# does CLR fix sickness?



## Erik T (Aug 22, 2010)

I heard somewhere that clr fixes sickness is this true?


----------



## GuntherHess (Aug 22, 2010)

no , but it might help with lime deposits in bottles.


----------



## cyberdigger (Aug 22, 2010)

CLR works to dissolve calcium, lime, and rust. It does not fix degraded glass. CLR is also one of the secret ingredients in my bloody mary recipe


----------



## Poison_Us (Aug 23, 2010)

Do you mean everCLeaR?  That whould make a wicked bloody mary...


----------



## Erik T (Aug 26, 2010)

ok thanks. I am just looking for any way other than tumbling to fix sickness


----------



## cyberdigger (Aug 26, 2010)

..aren't we all...... [&o]


----------



## RedGinger (Aug 27, 2010)

No, but it will make it look slightly better.  You can use a little olive oil temporarily, but as the others said, no.  It needs to be smoothed out through tumbling. 

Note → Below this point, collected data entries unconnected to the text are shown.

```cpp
int hp_sample_points(long total, float coef, unsigned long long seed, unsigned long long offset, float* out,
                     hpStream_t stream);
int hp_slice_clouds(int B, int N, int target, const float* pts, unsigned long long seed, int max_rounds, float* part_a,
                    float* part_b, float* plane, int* status, hpStream_t stream);
int hp_slice_clouds_planes(int B, int N, int target, const float* pts, const double* planes, int R, float* part_a,
                           float* part_b, int* plane_idx, int* status, hpStream_t stream);
long hp_make_batch_workspace_bytes(int B, int N);
int hp_make_batch(int M, int N, int target, const float* clouds, int B, const int* ids, const long long* streams,
                  const int* degrees, const float* rot, unsigned long long seed, int max_candidates, int groups,
                  float* existing, float* missing, float* gt, float* plane, int* index, int* failed, void* ws,
                  hpStream_t stream);
#define HP_SCAN_MAX_POINTS (1 << 22)
int hp_scan_boxes(int S, const float* points, const long long* offsets, float* center , float* scale ,
                  hpStream_t stream);
int hp_prepare_scans(int B, const float* points, const long long* offsets, int S, const int* ids, const long long* streams,
                     unsigned long long seed, int target, int replace, const float* center, const float* scale, float* out,
                     int* index, int* failed, hpStream_t stream);
int hp_restore_scans(int K, int N, const float* completions, const float* s_scale, const float* center, const float* scale,
                     float* out, hpStream_t stream);
#define HP_FPS_MAX_POINTS 8192
int hp_farthest_points(int B, int P, const float* clouds, const int* counts, const int* start, int k, int* index,
                       float* radius2, int* failed, hpStream_t stream);
int hp_farthest_points_plan(int P, int* threads, int* points_per_lane);
#define HP_KNN_MAX_POINTS 65536
int hp_knn_points(int S, const float* points, const long long* offsets, const float* queries, const long long* query_offsets,
                  int k, int exclude_self, int* index , float* dist2 , hpStream_t stream);
int hp_knn_points_plan(int k, int* instance_k, int* threads, int* tile);
int hp_scan_outliers(int S, const float* points, const long long* offsets, int k, float ratio, unsigned char* keep ,
                     float* mean_dist , int* kept , hpStream_t stream);
#define HP_CLUSTER_MAX_POINTS 32768
int hp_scan_clusters(int S, const float* points, const long long* offsets, float radius, int max_points,
                     int* label , int* size , int* clusters , int* largest ,
                     hpStream_t stream);
int hp_scan_clusters_plan(int max_points, int* threads, int* tile, int* lds_bytes);
#define HP_PLANE_MAX_TRIALS 4096
long hp_scan_plane_workspace_bytes(int S, int trials);
int hp_scan_plane_plan(int trials, int* threads, int* rows_per_lane, int* trial_tile);
int hp_scan_plane(int S, const float* points, const long long* offsets, const long long* streams ,
                  unsigned long long seed, int trials, float threshold, int min_inliers, float min_share,
                  int* trial , int* inliers , int* found , int* sample ,
                  float* sample_plane , unsigned char* inlier , long long* moments ,
                  int* shift , void* ws, hpStream_t stream);
int hp_scan_plane_side(int S, const float* points, const long long* offsets, const float* planes , float threshold,
                       float* dist , unsigned char* keep , int* kept , hpStream_t stream);
#define HP_VOXEL_GRID_HALF (1 << 20)
long hp_scan_voxels_workspace_bytes(long long T, int slots_per_row);
int hp_scan_voxels_plan(int* threads, int* rows_per_lane);
int hp_scan_voxels(int S, long long T, const float* points, const long long* offsets, const float* voxel ,
                   const float* origin , int keep_mode, int slots_per_row, int* label ,
                   int* size , unsigned char* keep , int* kept , int* beyond , void* ws,
                   hpStream_t stream);
#define HP_ALIGN_MAX_POINTS 65536
#define HP_ALIGN_MAX_HYPOTHESES 64
long hp_scan_align_workspace_bytes(int S, int H);
int hp_scan_align_plan(int H, int* threads, int* rows_per_lane, int* hypothesis_group, int* tile);
int hp_scan_align_step(int S, int H, long long T, const float* points, const long long* offsets, long long U,
                       const float* tpoints, const long long* toffsets, const float* transforms , float max_dist,
                       const float* anchor , const int* shift , long long* moments ,
                       int* index , float* dist2 , hpStream_t stream);
long hp_scan_align_plane_workspace_bytes(int S, int H);
int hp_scan_align_plane_plan(int H, int* threads, int* rows_per_lane, int* hypothesis_group, int* tile);
int hp_scan_align_plane_step(int S, int H, long long T, const float* points, const long long* offsets, long long U,
                             const float* tpoints, const long long* toffsets, const float* tnormals ,
                             const float* transforms , float max_dist, const float* anchor ,
                             const int* shift , long long* moments , int* index ,
                             float* dist2 , hpStream_t stream);
int hp_scan_normals_plan(int k, int* instance_k, int* threads, int* sweeps);
int hp_scan_normals(int S, const float* points, const long long* offsets, int k, const int* index ,
                    const float* viewpoints , float* normal , float* curvature ,
                    int* count , hpStream_t stream);
#define HP_AXIS_SPLIT_MAX_POINTS 8192
int hp_axis_split(int B, int n, const float* clouds , int axis, int k,
                  float* lower , float* upper , int* order ,
                  hpStream_t stream);
#define HP_MESH_MAX_FACES 32768
int hp_mesh_sample(int K, int V, const float* verts, int F, const int* faces, int n, unsigned long long seed,
                   const long long* streams , float* points , int* face ,
                   double* area , int* failed , void* ws, hpStream_t stream);
long hp_mesh_sample_workspace_bytes(int K, int F, int n);
int hp_mesh_sample_plan(int K, int F, int n, int* threads, int* slices, int* in_lds);
int hp_mesh_sample_set_slices(int s);
int hp_mesh_sample_set_lds_faces(int faces);
int hp_mesh_normals(int K, int V, const float* verts, int F, const int* faces, const int* vf_offsets, const int* vf_faces,
                    float* face_normal , float* vertex_normal , hpStream_t stream);
int hp_kld_forward(long n, int batch, const float* explv, const float* mu, float* out, hpStream_t stream);
int hp_kld_backward(long n, int batch, const float* explv, const float* mu, const float* grad_out, float* grad_explv,
                    float* grad_mu, hpStream_t stream);
int hp_step_losses(int b, const float* cd, const float* kld, const float* cost, float c_cd, float c_emd, float* out ,
                   hpStream_t stream);

int hp_adam_step(long n, float* p, const float* g, float* m, float* v, float lr, float beta1, float beta2, float eps,
                 int step, float grad_scale, hpStream_t stream);

#define HP_TSNE_MAX_POINTS 16384
int hp_pairwise_sqdist(int n, int d, const float* X, long ldx, float* D , hpStream_t stream);
int hp_pairwise_sqdist_plan(int n, int d, int* tile, int* kchunk);
long hp_tsne_affinities_workspace_floats(int n);
int hp_tsne_affinities(int n, const float* D, float perplexity, float* P , float* beta ,
                       int* steps , float* ws, hpStream_t stream);
int hp_tsne_gradient(int n, const float* P, float exaggeration, const float* Y , float* rowacc ,
                     float* kl , hpStream_t stream);
int hp_tsne_update(int n, const float* rowacc, float* Y, float* update, float* gains, float momentum, float lr,
                   float min_gain, float* grad , hpStream_t stream);
int hp_tsne_descend(int n, const float* P, float* Y, float* update, float* gains, float* rowacc, int it0, int iters,
// ... 26 lines not shown
```

Measured before the change: 28590.

## Add streaming split-K MFMA kernel for hypernetwork heads input-gradient

```diff
diff --git a/3d-point-clouds-autocomplete_amd/csrc/heads_dx.hip b/3d-point-clouds-autocomplete_amd/csrc/heads_dx.hip
--- /dev/null
+++ b/3d-point-clouds-autocomplete_amd/csrc/heads_dx.hip
@@ -0,0 +1,188 @@
+#include "hp_common.h"
+#include "hp_model.h"
+#include <type_traits>
+
+namespace {
+
+typedef float f32x16 __attribute__((ext_vector_type(16)));
+
+constexpr int kCols = 2048, kTiles = kCols / 32;
+constexpr int kWaves = 4, kThreads = kWaves * 64;
+constexpr int kChunk = 32;
+constexpr int kRing = 3;
+constexpr int kWStage = kChunk * 128;
+constexpr int kDStage = 64 * 32 * 4;
+constexpr int kStage = kWStage + kDStage;
+constexpr int kWaveLds = kRing * kStage;
+constexpr int kLds = kWaves * kWaveLds;
+constexpr int kMaxSplits = 16;
+constexpr long kSlab = 64L * kCols;
+
+__device__ __forceinline__ void glds16(const void* sbase, unsigned voff, unsigned lds_dst) {
+    unsigned keep;
+    asm volatile("s_mov_b32 %0, m0\n\ts_mov_b32 m0, %3\n\ts_nop 0\n\tglobal_load_lds_dwordx4 %1, %2\n\ts_mov_b32 m0, %0"
+                 : "=&s"(keep)
+                 : "v"(voff), "s"(sbase), "s"(lds_dst)
+                 : "memory");
+}
+
+template <int NT>
+__global__ __launch_bounds__(kThreads, 1) void heads_dx_kernel(int B, int N, int L, int splits, const float* __restrict__ dth,
+                                                                int theta_ld, const float* __restrict__ W, float* __restrict__ slabs) {
+    constexpr int kD = 4 * NT, kDma = 4 + kD;
+    __shared__ __attribute__((aligned(1024))) unsigned char lds[kLds];
+    const int tid = threadIdx.x, lane = tid & 63, w = __builtin_amdgcn_readfirstlane(tid >> 6), i = lane & 31, h = lane >> 5;
+    const int ct = blockIdx.x % kTiles, split = (blockIdx.x / kTiles) * kWaves + w;
+    if (split >= splits) return;
+    const int r_lo = min(split * L, N), r_hi = min(r_lo + L, N);
+    const int nch = (r_hi - r_lo + kChunk - 1) / kChunk;
+    auto uniform_ptr = [](const void* q) {
+        const unsigned long long p = reinterpret_cast<unsigned long long>(q);
+        const unsigned lo = __builtin_amdgcn_readfirstlane((unsigned)p), hi = __builtin_amdgcn_readfirstlane((unsigned)(p >> 32));
+        return reinterpret_cast<const void*>(((unsigned long long)hi << 32) | lo);
+    };
+    const void* wbase = uniform_ptr(W);
+    const unsigned long long dptr = reinterpret_cast<unsigned long long>(dth);
+    const void* dbase = uniform_ptr(reinterpret_cast<const void*>(dptr & ~15ull));
+    const unsigned boff = __builtin_amdgcn_readfirstlane((unsigned)(dptr & 15) >> 2);
+    const unsigned jmax = (boff + (unsigned)(B - 1) * (unsigned)theta_ld + (unsigned)(N - 1)) >> 2;
+    const unsigned wave_lds = __builtin_amdgcn_readfirstlane((unsigned)(size_t)lds + (unsigned)(w * kWaveLds));
+    const int wrow = lane >> 3;
+    const unsigned wcol = (unsigned)(ct * 128 + (lane & 7) * 16);
+    unsigned ec[kD];
+#pragma unroll
+    for (int p = 0; p < kD; ++p) {
+        const int c = 8 * p + (lane >> 3), piece = ((lane & 7) - (c >> 1)) & 7;
+        ec[p] = boff + (unsigned)min(c, B - 1) * (unsigned)theta_ld + 4u * (unsigned)piece;
+    }
+    auto issue_w = [&](int n0, unsigned st, int j) {
+        const int row = min(n0 + 8 * j + wrow, N - 1);
+        glds16(wbase, (unsigned)row * (unsigned)(kCols * 4) + wcol, st + j * 1024);
+    };
+    auto issue_d = [&](int n0, unsigned st, int p) {
+        const unsigned piece = min((ec[p] + (unsigned)n0) >> 2, jmax);
+        glds16(dbase, piece << 4, st + kWStage + p * 1024);
+    };
+    const int rb = h * 512 + i * 4;
+    int ra[NT], ph[NT], rot[NT];
+#pragma unroll
+    for (int t = 0; t < NT; ++t) {
+        const int c = 32 * t + i;
+        ra[t] = kWStage + c * 128;
+        ph[t] = (int)((boff + (unsigned)c * (unsigned)theta_ld) & 3) + 4 * h;
+        rot[t] = ph[t] + 4 * ((c >> 1) & 7);
+    }
+    f32x16 acc[NT] = {};
+    if (nch > 0) {
+        int slot_w = 0;
+#pragma unroll 1
+        for (int c = 0; c < 2; ++c) {
+            const int nw = r_lo + min(c, nch - 1) * kChunk, nd = r_lo + c * kChunk;
+            const unsigned st = wave_lds + (unsigned)(slot_w * kStage);
+#pragma unroll
+            for (int j = 0; j < 4; ++j) issue_w(nw, st, j);
+#pragma unroll
+            for (int p = 0; p < kD; ++p) issue_d(nd, st, p);
+            slot_w = slot_w == kRing - 1 ? 0 : slot_w + 1;
+        }
+        int slot_r = 0;
+#pragma unroll 1
+        for (int c = 0; c < nch; ++c) {
+            asm volatile("s_waitcnt vmcnt(%0)" ::"n"(kDma) : "memory");
+            const int n0 = r_lo + c * kChunk;
+            const int nw2 = r_lo + min(c + 2, nch - 1) * kChunk, nd2 = r_lo + min(c + 2, nch) * kChunk;
+            const unsigned st2 = wave_lds + (unsigned)(slot_w * kStage);
+            const unsigned char* st = lds + w * kWaveLds + slot_r * kStage;
+            const unsigned char* stn = lds + w * kWaveLds + (slot_r == kRing - 1 ? 0 : slot_r + 1) * kStage;
+            const int lim = r_hi - n0 - 4 * h;
+            float av[2][4][NT], bv[2][4];
+            auto read_group = [&](int g, float (&a)[4][NT], float (&b)[4]) {
+#pragma unroll
+                for (int s = 0; s < 4; ++s) {
+                    const int r0 = 8 * g + s;
+                    b[s] = *reinterpret_cast<const float*>(st + rb + r0 * 128);
+#pragma unroll
+                    for (int t = 0; t < NT; ++t) {
+                        const unsigned char* base = (g == 3 && ph[t] + r0 >= 32) ? stn : st;
+                        a[s][t] = *reinterpret_cast<const float*>(base + ra[t] + ((rot[t] + r0) & 31) * 4);
+                    }
+                }
+            };
+            auto contract = [&](auto ragged) {
+                read_group(0, av[0], bv[0]);
+#pragma unroll
+                for (int g = 0; g < 4; ++g) {
+                    if (g + 1 < 4) {
+                        if (g + 1 == 3) asm volatile("s_waitcnt vmcnt(8)" ::: "memory");
+                        read_group(g + 1, av[(g + 1) & 1], bv[(g + 1) & 1]);
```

 And believe me, I've tried every method to prove the experts wrong.  I have found using cat litter and a little water for a couple cycles will clear up a murky looking bottle nicely.


----------



## cyberdigger (Aug 27, 2010)

]





> using cat litter and a little water for a couple cycles


 
 ... huh? [sm=lol.gif]


----------



## RedGinger (Aug 27, 2010)

It works on rust and some cloudiness in bottles.  Just shake it very well, rinse and repeat.


----------



## Erik T (Aug 27, 2010)

Ok thanks everyone for clearing that up.


----------